Will this mean that you have to pay an additional charge on auto-debit transactions?
That is a possibility. According to banking industry sources, banks may initially absorb the cost of facilitating or to operationalise an additional platform such as Billdesk to do this but may eventually charge the customer. There is no certainty on this yet.
Okay, so what you should do starting October to make sure your third party recurring payments happen?
The best way is to go to your bank website and make the payment from there. If there is no facility for that with your third-party service provider, write to your bank on how to go about the monthly payment, said bankers.According to HDFC Bank FAQ, there are three ways in which you may continue to enjoy uninterrupted service:
One, re-register for each service such as Google, Netflix, Gaana etc (provided they have integrated the new RBI prescribed system), giving permission to the merchant / service provider to charge your card for recurring payments. This is a one-time registration which has to be done for each service, on or after September 30, 2021.
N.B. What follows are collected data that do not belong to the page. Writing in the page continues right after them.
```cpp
int ddpm3d_subsample_hw2(const float* in, int N, int D, int H, int W, int C, float* out, void* stream);

enum {
    DDPM3D_C_SQRT_RECIP_ACP = 0,
    DDPM3D_C_SQRT_RECIPM1_ACP = 1,
    DDPM3D_C_POST_MEAN_COEF1 = 2,
    DDPM3D_C_POST_MEAN_COEF2 = 3,
    DDPM3D_C_MIN_LOG = 4,
    DDPM3D_C_MAX_LOG = 5,
    DDPM3D_C_ACP = 6,
    DDPM3D_C_ACP_PREV = 7,
    DDPM3D_NCOEF = 8
};
enum {
    DDPM3D_F_LEARN_SIGMA = 1,
    DDPM3D_F_PREDICT_XSTART = 2,
    DDPM3D_F_CLIP = 4
};
int ddpm3d_p_sample_step(const float* model_out, const float* x, const float* noise,
                         const float* coef, const int64_t* t_idx, int N, int voxels,
                         int flags, float* sample, float* pred_xstart, void* stream);
int ddpm3d_ddim_step(const float* model_out, const float* x, const float* noise,
                     const float* coef, const int64_t* t_idx, int N, int voxels,
                     int flags, float eta, float* sample, float* pred_xstart, void* stream);

enum {
    DDPM3D_Q_SQRT_ACP = 0,
    DDPM3D_Q_SQRT_1M_ACP = 1,
    DDPM3D_Q_LOG_1M_ACP = 2,
    DDPM3D_Q_POST_LOG_VAR = 3,
    DDPM3D_NQCOEF = 4
};
int ddpm3d_q_sample(const float* x_start, const float* noise, const float* qcoef, const int64_t* t_idx,
                    int N, int voxels, int T, float* x_t, void* stream);
size_t ddpm3d_vb_terms_workspace_bytes(int N, int voxels);
int ddpm3d_vb_terms(const float* model_out, const float* x_start, const float* x_t, const float* noise,
                    const float* coef, const float* qcoef, const int64_t* t_idx, int N, int voxels, int T,
                    int flags, void* ws, size_t ws_bytes, float* vb, float* xstart_mse, float* mse,
                    int ld_out, float* pred_xstart, void* stream);
int ddpm3d_prior_bpd(const float* x_start, const float* qcoef, int N, int voxels, int T, void* ws,
                     size_t ws_bytes, float* out, void* stream);

int ddpm3d_p_mean_variance(const float* model_out, const float* x, const float* coef, const int64_t* t_idx,
                           int N, int voxels, int T, int flags, float* mean, float* variance,
                           float* log_variance, float* pred_xstart, void* stream);
int ddpm3d_ddim_reverse_step(const float* model_out, const float* x, const float* coef, const int64_t* t_idx,
                             int N, int voxels, int T, int flags, float* sample, float* pred_xstart,
                             void* stream);


enum {
    DDPM3D_S_CX = 0,
    DDPM3D_S_W0 = 1,
    DDPM3D_S_W1 = 2,
    DDPM3D_S_W2 = 3,
    DDPM3D_S_CZ = 4,
    DDPM3D_NSCOEF = 8
};
int ddpm3d_dpm_solver_step(const float* model_out, const float* x, const float* x0_prev1,
                           const float* x0_prev2, const float* noise, const float* coef,
                           const float* scoef, const int64_t* t_idx, int N, int voxels, int T,
                           int flags, int order, float* sample, float* pred_xstart, void* stream);

#define DDPM3D_MAX_DRAWS 64
int ddpm3d_draw_stitch(const float* samples, int K, int res, const double* window, int xs, int ys, int zs,
                       int H, int W, int D, float* acc, float* wsum, void* stream);
int ddpm3d_draw_moments(const float* acc, const float* wsum, int K, int64_t voxels, float* mean, float* std,
// ... 82 lines not shown
```
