diff --git a/raven_amd/csrc/engine.hip b/raven_amd/csrc/engine.hip
--- a/raven_amd/csrc/engine.hip
+++ b/raven_amd/csrc/engine.hip
@@ -100,7 +100,7 @@
 }
 
 const char* engine_option_names() {
-  return "nw_budget_mb, nw_group_walk, nw_stripe_lanes, index_direct_min_keys, poa_rows_min_windows, io_threads, io_slab_mb, io_ring, io_zlib, arena_mb, arena_margin_mb, "
+  return "nw_budget_mb, nw_group_walk, nw_stripe_lanes, index_direct_min_keys, index_presence_bits, seg_split_cap, poa_rows_min_windows, io_threads, io_slab_mb, io_ring, io_zlib, arena_mb, arena_margin_mb, "
          "no_arena, release_always, polish_join, polish_sketch_cache_mb";
 }
 long long* engine_option(EngineOptions& o, const char* name) {
@@ -109,6 +109,8 @@
   if (n == "nw_group_walk") return &o.nw_group_walk;
   if (n == "nw_stripe_lanes") return &o.nw_stripe_lanes;
   if (n == "index_direct_min_keys") return &o.index_direct_min_keys;
+  if (n == "index_presence_bits") return &o.index_presence_bits;
+  if (n == "seg_split_cap") return &o.seg_split_cap;
   if (n == "poa_rows_min_windows") return &o.poa_rows_min_windows;
   if (n == "io_threads") return &o.io_threads;
   if (n == "io_slab_mb") return &o.io_slab_mb;
@@ -128,7 +130,7 @@
   e.query_ready = false;
   DevBuf* bufs[] = {
       &e.index.s_val[0], &e.index.s_val[1], &e.index.s_org[0], &e.index.s_org[1], &e.index.u_val, &e.index.u_start,
-      &e.index.table, &e.index.direct, &e.index_sketch.val, &e.index_sketch.org, &e.index_sketch.read_off, &e.query_sketch.val,
+      &e.index.table, &e.index.direct, &e.index.present, &e.seg_part, &e.index_sketch.val, &e.index_sketch.org, &e.index_sketch.read_off, &e.query_sketch.val,
       &e.query_sketch.org, &e.query_sketch.read_off, &e.raw_sketch.val, &e.raw_sketch.org, &e.raw_sketch.read_off,
       &e.map_out.ovl, &e.map_out.ovl_read_off, &e.map_out.filtered, &e.map_out.anchors, &e.map_out.anchor_off,
       &e.map_out.anchor_cnt, &e.tmp_a, &e.tmp_b, &e.tmp_c, &e.tmp_d, &e.tmp_e, &e.tmp_f, &e.scan_tmp, &e.sort_tmp,
@@ -151,6 +153,7 @@
   e.index.m = e.index.u = 0;
   e.index.table_built = false;
   e.index.direct_built = false;
+  e.index.present_built = false;
   e.map_out.n_query = e.map_out.n_matches = e.map_out.n_intervals = e.map_out.n_overlaps = 0;
   e.map_out.first = e.map_out.last = 0;
   e.map_out.has_anchors = false;
diff --git a/raven_amd/csrc/index.hip b/raven_amd/csrc/index.hip
--- a/raven_amd/csrc/index.hip
+++ b/raven_amd/csrc/index.hip
@@ -61,11 +61,13 @@
 
 template <typename V>
 __global__ __launch_bounds__(256) void direct_fill_kernel(const V* __restrict__ u_val, const u32* __restrict__ u_start, u32 u,
-                                                         u64* __restrict__ direct) {
+                                                         u64* __restrict__ direct, u32* __restrict__ present) {
   const u32 j = blockIdx.x * 256 + threadIdx.x;
   if (j >= u) return;
   const u32 a = u_start[j], b = u_start[j + 1];
-  direct[static_cast<u64>(u_val[j])] = (static_cast<u64>(b - a) << 32) | a;
+  const u64 v = static_cast<u64>(u_val[j]);
+  direct[v] = (static_cast<u64>(b - a) << 32) | a;
+  if (present) atomicOr(present + (v >> 5), 1u << (v & 31));
 }
 
 __global__ void table_empty_kernel(u32* table, u32 B) {
@@ -148,6 +150,7 @@
 }
 
 constexpr u32 kDirectMinKeys = 8u << 20;
+constexpr bool kPresenceBitsDefault = false;
 
 template <typename V>
 void index_table_impl(Engine& e) {
@@ -169,6 +172,7 @@
               table_tail_kernel<V><<<256, 256, 0, s>>>(u_val, u, ix.shift, B, table));
   ix.table_built = true;
   ix.direct_built = false;
+  ix.present_built = false;
   const u64 direct_min = e.opt.index_direct_min_keys > 0 ? static_cast<u64>(e.opt.index_direct_min_keys) : kDirectMinKeys;
   if (sizeof(V) == 4 && 2 * e.k <= 30 && u >= direct_min && !knob("RVN_NO_DIRECT_INDEX")) {
     const size_t n_dir = static_cast<size_t>(1) << (2 * e.k);
@@ -179,9 +183,21 @@
       direct = nullptr;
     }
     if (direct) {
+      u32* present = nullptr;
+      const bool want_bits = e.opt.index_presence_bits == 1 || (e.opt.index_presence_bits != 2 && kPresenceBitsDefault);
+      const size_t n_words = std::max<size_t>(1, n_dir >> 5);
+      if (want_bits) {
+        try {
+          present = ix.present.get<u32>(n_words);
+        } catch (const DeviceOutOfMemory&) {
+          present = nullptr;
+        }
+      }
       RVN_HIP(hipMemsetAsync(direct, 0, n_dir * 8, s));
-      RVN_KLAUNCH(kKTable, direct_fill_kernel<V><<<div_up(u, 256), 256, 0, s>>>(u_val, ix.u_start.as<u32>(), u, direct));
+      if (present) RVN_HIP(hipMemsetAsync(present, 0, n_words * 4, s));
+      RVN_KLAUNCH(kKTable, direct_fill_kernel<V><<<div_up(u, 256), 256, 0, s>>>(u_val, ix.u_start.as<u32>(), u, direct, present));
       ix.direct_built = true;
+      ix.present_built = present != nullptr;
     }
   }
   t.stop();
@@ -212,6 +228,7 @@
     RVN_HIP(hipMemsetAsync(ix.u_start.ptr, 0, 8, s));
     ix.table_built = true;
     ix.direct_built = false;
+    ix.present_built = false;
     return;
   }
   V* v0 = ix.s_val[0].as<V>();
@@ -230,6 +247,7 @@
   }
   ix.table_built = false;
   ix.direct_built = false;
+  ix.present_built = false;
   index_runs_impl<V>(e);
   if (build_table) index_table_impl<V>(e);
 }
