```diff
@@ -307,8 +308,10 @@
   using FG = std::conditional_t<L::GAIN % 2 == 0, StageDma<L::GAIN / 2>, StageDmaDwords<2 * L::GAIN>>;
   using FW = StageDma<WSN / 2>;
   using FC = std::conditional_t<N % 2 == 0, StageDma<N / 2>, StageDmaDwords<2 * N>>;
-  static constexpr int F_BYTES = FA::BYTES + FG::BYTES + FW::BYTES + FC::BYTES;
-  static constexpr int F_GLDS = FA::INSTR + FG::INSTR + FW::INSTR + FC::INSTR;
+  using FCV = std::conditional_t<N % 2 == 0 && M % 2 == 0, StageDma<N / 2>, StageDmaDwords<2 * N>>;
+  static constexpr int F_BYTES = FA::BYTES + FG::BYTES + FW::BYTES + FC::BYTES + FCV::BYTES;
+  static constexpr int F_GLDS = FA::INSTR + FG::INSTR + FW::INSTR + FC::INSTR + FCV::INSTR;
+  static constexpr int F_STORES = 3;
   static constexpr int B_NBUF = 2;
   static constexpr int lds_main(int fbufs) {
     return B_NBUF * B_BYTES > fbufs * F_BYTES ? B_NBUF * B_BYTES : fbufs * F_BYTES;
@@ -380,7 +383,6 @@
   const long ws_len = (long)(T + 1) * WSN;
   const double *pm = mats + p * mats_len;
   const double *pv = vecs + p * vecs_len;
-  double *ps = sol + p * vecs_len;
   double *pg = gains + p * gains_len;
   double *pw = wsp + p * ws_len;
   const unsigned max_rel =
@@ -411,9 +413,14 @@
 
   const __amdgpu_buffer_rsrc_t ws_rsrc = __builtin_amdgcn_make_buffer_rsrc(
       (void *)(wsp + p0 * ws_len), 0, (int)((max_rel + 1) * ws_len * 8), 0x00020000);
-  const int wstore_base = (valid && isM)
-                              ? (int)(rr * ws_len * 8) + (c * N - (c * (c - 1)) / 2 - c) * 8
+  const int wstore_base = (valid && c <= N)
+                              ? (int)(rr * ws_len * 8) + (isV ? WG : c * N - (c * (c - 1)) / 2 - c) * 8
                               : 0x7ffff000;
+  const int wstore_first = isV ? 0 : c;
+  const __amdgpu_buffer_rsrc_t sol_rsrc = __builtin_amdgcn_make_buffer_rsrc(
+      (void *)(sol + p0 * vecs_len), 0, (int)((max_rel + 1) * vecs_len * 8), 0x00020000);
+  const int sol_u = (valid && c < M) ? (int)(rr * vecs_len * 8) + (2 * N + c) * 8 : 0x7ffff000;
+  const int sol_x = (valid && isM) ? (int)(rr * vecs_len * 8) + c * 8 : 0x7ffff000;
 
   typedef __attribute__((address_space(3))) double lds_double;
   lds_char *const scr = lds + C::LDS_MAIN;
@@ -509,33 +516,28 @@
     if constexpr (VDIST)
       td = nt.cd - dl * vd;
     SIP_SEG(7);
-    const bool ffail = node_factor<N>(V, dl, c, E, tv, W, X);
+    const bool ffail = node_factor<N, false, false>(V, dl, c, E, E, W, X);
     SIP_SEG(8);
     if (stat == 0 && ffail)
       stat = 2;
     if constexpr (VDIST) {
-      const double phi = rsqrt_nr(dl) * td;
-      double acc[4] = {0.0, 0.0, 0.0, 0.0};
-      dotv<N, true>(acc, phi, X);
       if (valid)
-        pw[(long)i * WSN + WG + N + c] = sum4(acc);
-    }
-    if (valid && isV) {
-      double *hn = pw + (long)i * WSN + WG + N;
-      sfor<0, N>([&](auto ii) { hn[decltype(ii)::value] = X[decltype(ii)::value]; });
+        pw[(long)i * WSN + WG + c] = vd;
     }
     if constexpr (WPACK) {
       sfor<0, N>([&](auto ii) {
         constexpr int r = decltype(ii)::value;
-        const int vo = (r >= c) ? wstore_base : 0x7ffff000;
+        const int vo = (r >= wstore_first) ? wstore_base : 0x7ffff000;
         typedef unsigned int u32x2 __attribute__((ext_vector_type(2)));
-        __builtin_amdgcn_raw_buffer_store_b64(__builtin_bit_cast(u32x2, X[r]), ws_rsrc, vo + r * 8,
+        __builtin_amdgcn_raw_buffer_store_b64(__builtin_bit_cast(u32x2, isV ? V[r] : X[r]), ws_rsrc, vo + r * 8,
                                               i * (WSN * 8), 0);
       });
-    } else if (valid && isM) {
-      double *wn = pw + (long)i * WSN + c * N;
-      sfor<0, N>(
-          [&](auto ii) { wn[decltype(ii)::value] = X[decltype(ii)::value]; });
+    } else if (valid && c <= N) {
+      double *wn = pw + (long)i * WSN + (isV ? WG : c * N);
+      sfor<0, N>([&](auto ii) {
+        constexpr int r = decltype(ii)::value;
+        wn[r] = isV ? V[r] : X[r];
+      });
     }
   };
 
@@ -585,18 +587,11 @@
       });
     }
     rank1x<N, N, true>(F, W, Aaug);
-    if (valid && isV) {
-      double *gn = pw + (long)(i + 1) * WSN + WG;
-      sfor<0, N>(
-          [&](auto ii) { gn[decltype(ii)::value] = F[decltype(ii)::value]; });
-    }
     double gd = 0.0, hd = 0.0, hf[M], kf[M];
     if constexpr (VDIST) {
       double acc[4] = {0.0, 0.0, 0.0, 0.0};
       dotv<N, true>(acc, td, W);
       gd = vd + sum4(acc);
-      if (valid)
-        pw[(long)(i + 1) * WSN + WG + c] = gd;
     }
     SIP_SEG(2);
     asm volatile("" ::: "memory");
@@ -775,29 +770,6 @@
   }
 
   SIP_STAMP(ts_bwd);
-  if constexpr (VDIST) {
-    double acc[4] = {0.0, 0.0, 0.0, 0.0};
-    dotv<N, true>(acc, td, W);
-    if (valid)
-      pw[WG + c] = vd + sum4(acc);
-  } else {
-    double F[N], tt[N];
-    sfor<0, N>([&](auto ii) {
-      constexpr int r = decltype(ii)::value;
-      if constexpr (STAGED) {
-        tt[r] = isV ? my_t[r] : 0.0;
-        F[r] = isV ? my_v[r] : 0.0;
-      } else {
-        tt[r] = t[r];
-        F[r] = vch[r];
-      }
-    });
-    rank1x<N, N, true>(F, W, tt);
-    if (valid && isV) {
-      double *gn = pw + WG;
-      sfor<0, N>([&](auto ii) { gn[decltype(ii)::value] = F[decltype(ii)::value]; });
-    }
-  }
   if (valid && c == 0)
     status[p] = stat;
   } else if constexpr (!SPLIT) {
@@ -815,7 +787,7 @@
       dotv<N, true>(acc, phi, Srow);
       const double sphi = sum4(acc);
       if (valid && isM)
-        pw[(long)i * WSN + WG + N + c] = sphi;
+        pw[(long)i * WSN + WG + c] = v_;
       return sdi * (phi - sphi);
     };
     double v_ = pv[(long)T * VSTG + cm];
@@ -825,8 +797,6 @@
       const double *gi = pg + (long)i * L::GAIN;
       const double *gf = gfac + (p * (long)T + i) * (M * M + M);
       const double gd = v_ + wt;
-      if (valid && isM)
-        pw[(long)(i + 1) * WSN + WG + c] = gd;
       double Bcol[N], Acol[N], Kc[M], hf[M], kf[M], Lf[M][M], rinv[M];
       sfor<0, N>([&](auto kk) {
         constexpr int k = decltype(kk)::value;
@@ -866,8 +836,6 @@
       v_ = pv[(long)i * VSTG + cm] + sum4(acc2) + kh;
       wt = node_step(i, v_);
     }
-    if (valid && isM)
-      pw[WG + c] = v_ + wt;
   }
 
   if (mode == 1)
@@ -880,11 +848,13 @@
   typename C::FG dma_fg;
   typename C::FW dma_fw;
   typename C::FC dma_fd;
+  typename C::FCV dma_fc;
   if constexpr (STAGED) {
     dma_fa.init(lane, (unsigned)((SPLIT ? ab_pstride : mats_len) * 8), max_rel);
     dma_fg.init(lane, (unsigned)(gains_len * 8), max_rel);
     dma_fw.init(lane, (unsigned)(ws_len * 8), max_rel);
     dma_fd.init(lane, (unsigned)(mats_len * 8), max_rel);
+    dma_fc.init(lane, (unsigned)(vecs_len * 8), max_rel);
   }
   auto issue_forward = [&](const int i, lds_char *buf) {
     dma_fa.template issue<SIP_LQR_NT_FAB>(
@@ -897,6 +867,9 @@
     dma_fd.template issue<SIP_LQR_NT_FAB>(
         (const char *)(mats + p0 * mats_len + (long)(i + 1) * STG + L::QLEN),
         buf + C::FA::BYTES + C::FG::BYTES + C::FW::BYTES, lane);
+    dma_fc.template issue<SIP_LQR_NT_FAB>(
+        (const char *)(vecs + p0 * vecs_len + (long)(i + 1) * VSTG + N),
+        buf + C::FA::BYTES + C::FG::BYTES + C::FW::BYTES + C::FC::BYTES, lane);
   };
   if constexpr (STAGED) {
     if (T > 0)
@@ -905,25 +878,32 @@
       issue_forward(1, lds + C::F_BYTES);
   }
 
-  double x, y;
-  {
-    const double gg = pw[WG + cm];
-    const double hh = pw[WG + N + cm];
-    const double dd = pm[L::QLEN + cm];
-    y = gg;
-    x = (dd * rsqrt_nr(dd)) * hh;
-    if (valid && isM) {
-      ps[c] = x;
-      ps[N + c] = y;
-    }
-  }
   int woff[N];
   spill_row_offsets(woff);
+  typedef unsigned int u32x2 __attribute__((ext_vector_type(2)));
+  constexpr int SOL_AUX = SIP_LQR_NT_SOL ? 2 : 0;
+  double x, y;
+  auto rollout_node = [&](const double z, const double vv, const double cc, const double dd, const double(&Srow)[N]) {
+    const double sdi = rsqrt_nr(dd), sdv = dd * sdi;
+    const double zeta = (z + __builtin_fma(-dd, vv, cc)) * sdi;
+    double acc[4] = {0.0, 0.0, 0.0, 0.0};
+    dotv<N, true>(acc, zeta, Srow);
+    const double sz = sum4(acc);
+    x = sdv * sz;
+    y = __builtin_fma(sdi, zeta - sz, vv);
+  };
+  {
+    double Srow[N];
+    sfor<0, N>([&](auto kk) { Srow[decltype(kk)::value] = pw[woff[decltype(kk)::value]]; });
+    rollout_node(0.0, pw[WG + cm], pv[N + cm], pm[L::QLEN + cm], Srow);
+    __builtin_amdgcn_raw_buffer_store_b64(__builtin_bit_cast(u32x2, x), sol_rsrc, sol_x, 0, SOL_AUX);
+    __builtin_amdgcn_raw_buffer_store_b64(__builtin_bit_cast(u32x2, y), sol_rsrc, sol_x + N * 8, 0, SOL_AUX);
+  }
   int fbuf = 0;
   for (int i = 0; i < T; ++i) {
     double KT[N], Arow[N], Brow[M], Wc[N];
-    double kk0, gg, hh, dd;
-    auto read_stage = [&](auto em, auto gi, auto wn, auto dp) {
+    double kk0, vv, cc, dd;
+    auto read_stage = [&](auto em, auto gi, auto wn, auto dp, auto cp) {
       sfor<0, N>([&](auto kk) {
         constexpr int k = decltype(kk)::value;
         KT[k] = gi[k * M + cu];
@@ -935,9 +915,9 @@
         Brow[j] = em[N * N + j * N + cm];
       });
       kk0 = gi[N * M + cu];
-      gg = wn[WG + cm];
-      hh = wn[WG + N + cm];
+      vv = wn[WG + cm];
       dd = dp[cm];
+      cc = cp[cm];
     };
     SIP_STAMP(ts_a);
 #ifdef SIP_LQR_STAMPS
@@ -946,28 +926,33 @@
 #endif
     if constexpr (STAGED) {
       lds_char *buf = lds + (fbuf * C::F_BYTES);
-      static_assert(C::F_GLDS < 64, "vmcnt is 6 bits");
-      if (C::F_NBUF == 3 && i + 1 < T)
+      static_assert(C::F_GLDS + C::F_STORES < 64, "vmcnt is 6 bits");
+      if (C::F_NBUF == 3 && i > 0) {
+        if (i + 1 < T)
+          asm volatile("s_waitcnt vmcnt(%0)" ::"n"(C::F_GLDS + C::F_STORES) : "memory");
+        else
+          asm volatile("s_waitcnt vmcnt(%0)" ::"n"(C::F_STORES) : "memory");
+      } else if (C::F_NBUF == 3 && i + 1 < T)
         asm volatile("s_waitcnt vmcnt(%0)" ::"n"(C::F_GLDS) : "memory");
       else
         asm volatile("s_waitcnt vmcnt(0)" ::: "memory");
       SIP_STAMP(ts_b);
       acc_fwait += ts_b - ts_a;
       lds_char *b1 = buf + C::FA::BYTES, *b2 = b1 + C::FG::BYTES,
-               *b3 = b2 + C::FW::BYTES;
+               *b3 = b2 + C::FW::BYTES, *b4 = b3 + C::FC::BYTES;
       read_stage((lds_cdouble *)(buf + rr * C::FA::ROW_BYTES),
                  (lds_cdouble *)(b1 + rr * C::FG::ROW_BYTES),
                  (lds_cdouble *)(b2 + rr * (WSN * 8)),
-                 (lds_cdouble *)(b3 + rr * C::FC::ROW_BYTES));
+                 (lds_cdouble *)(b3 + rr * C::FC::ROW_BYTES),
+                 (lds_cdouble *)(b4 + rr * C::FCV::ROW_BYTES));
       asm volatile("s_waitcnt lgkmcnt(0)" ::: "memory");
       if (C::F_NBUF == 2 && i + 1 < T)
         issue_forward(i + 1, lds + (fbuf ^ 1) * C::F_BYTES);
     } else {
       read_stage(pm + (long)i * STG + L::NODE, pg + (long)i * L::GAIN,
-                 pw + (long)(i + 1) * WSN, pm + (long)(i + 1) * STG + L::QLEN);
-    }
-
-    const double sdi = rsqrt_nr(dd), sdv = dd * sdi;
+                 pw + (long)(i + 1) * WSN, pm + (long)(i + 1) * STG + L::QLEN, pv + (long)(i + 1) * VSTG + N);
+    }
+
     double acc[4];
     acc[0] = kk0, acc[1] = 0.0, acc[2] = 0.0, acc[3] = 0.0;
     dotv<N, true>(acc, x, KT);
@@ -976,30 +961,11 @@
     dotv<N, true>(acc, x, Arow);
     dotv<M, true>(acc, u, Brow);
     const double z = (acc[0] + acc[1]) + (acc[2] + acc[3]);
-    const double zeta = z * sdi;
-    acc[0] = 0.0, acc[1] = 0.0, acc[2] = 0.0, acc[3] = 0.0;
-    dotv<N, true>(acc, zeta, Wc);
-    const double sz = (acc[0] + acc[1]) + (acc[2] + acc[3]);
-    x = sdv * (sz + hh);
-    y = __builtin_fma(sdi, zeta - sz, gg);
-    if (valid) {
-      double *si = ps + (long)i * VSTG;
-#if SIP_LQR_NT_SOL
-      if (c < M)
-        __builtin_nontemporal_store(u, si + 2 * N + c);
-      if (isM) {
-        __builtin_nontemporal_store(x, si + VSTG + c);
-        __builtin_nontemporal_store(y, si + VSTG + N + c);
-      }
-#else
-      if (c < M)
-        si[2 * N + c] = u;
-      if (isM) {
-        si[VSTG + c] = x;
-        si[VSTG + N + c] = y;
-      }
-#endif
-    }
+    rollout_node(z, vv, cc, dd, Wc);
+    const int so = i * (VSTG * 8);
+    __builtin_amdgcn_raw_buffer_store_b64(__builtin_bit_cast(u32x2, u), sol_rsrc, sol_u, so, SOL_AUX);
+    __builtin_amdgcn_raw_buffer_store_b64(__builtin_bit_cast(u32x2, x), sol_rsrc, sol_x + VSTG * 8, so, SOL_AUX);
+    __builtin_amdgcn_raw_buffer_store_b64(__builtin_bit_cast(u32x2, y), sol_rsrc, sol_x + (VSTG + N) * 8, so, SOL_AUX);
     if constexpr (STAGED) {
       asm volatile("" ::: "memory");
       const int nbuf = fbuf >= 1 ? fbuf - 1 : C::F_NBUF - 1;
```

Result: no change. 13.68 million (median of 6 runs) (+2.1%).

Two, in the interim, until they are not yet live on the new RBI compliant platform, the merchant / service provider may initiate recurring transaction payment requests, either in-app or on-website, or through links, etc., which would have to be approved by you with OTP / other AFA (Alternate Factor of Authentication). Direct charge to card without OTP / other AFA would not be allowed. Alternatively, you may go to the merchant site and initiate a payment yourself, if such an option is available.Three, alternatively, you can use the bank's Netbanking portal to register for recurring payments under categories like Electricity / Water / Gas / LPG / Landline telephone / Postpaid mobile / DTH / Broadband / Insurance, etc.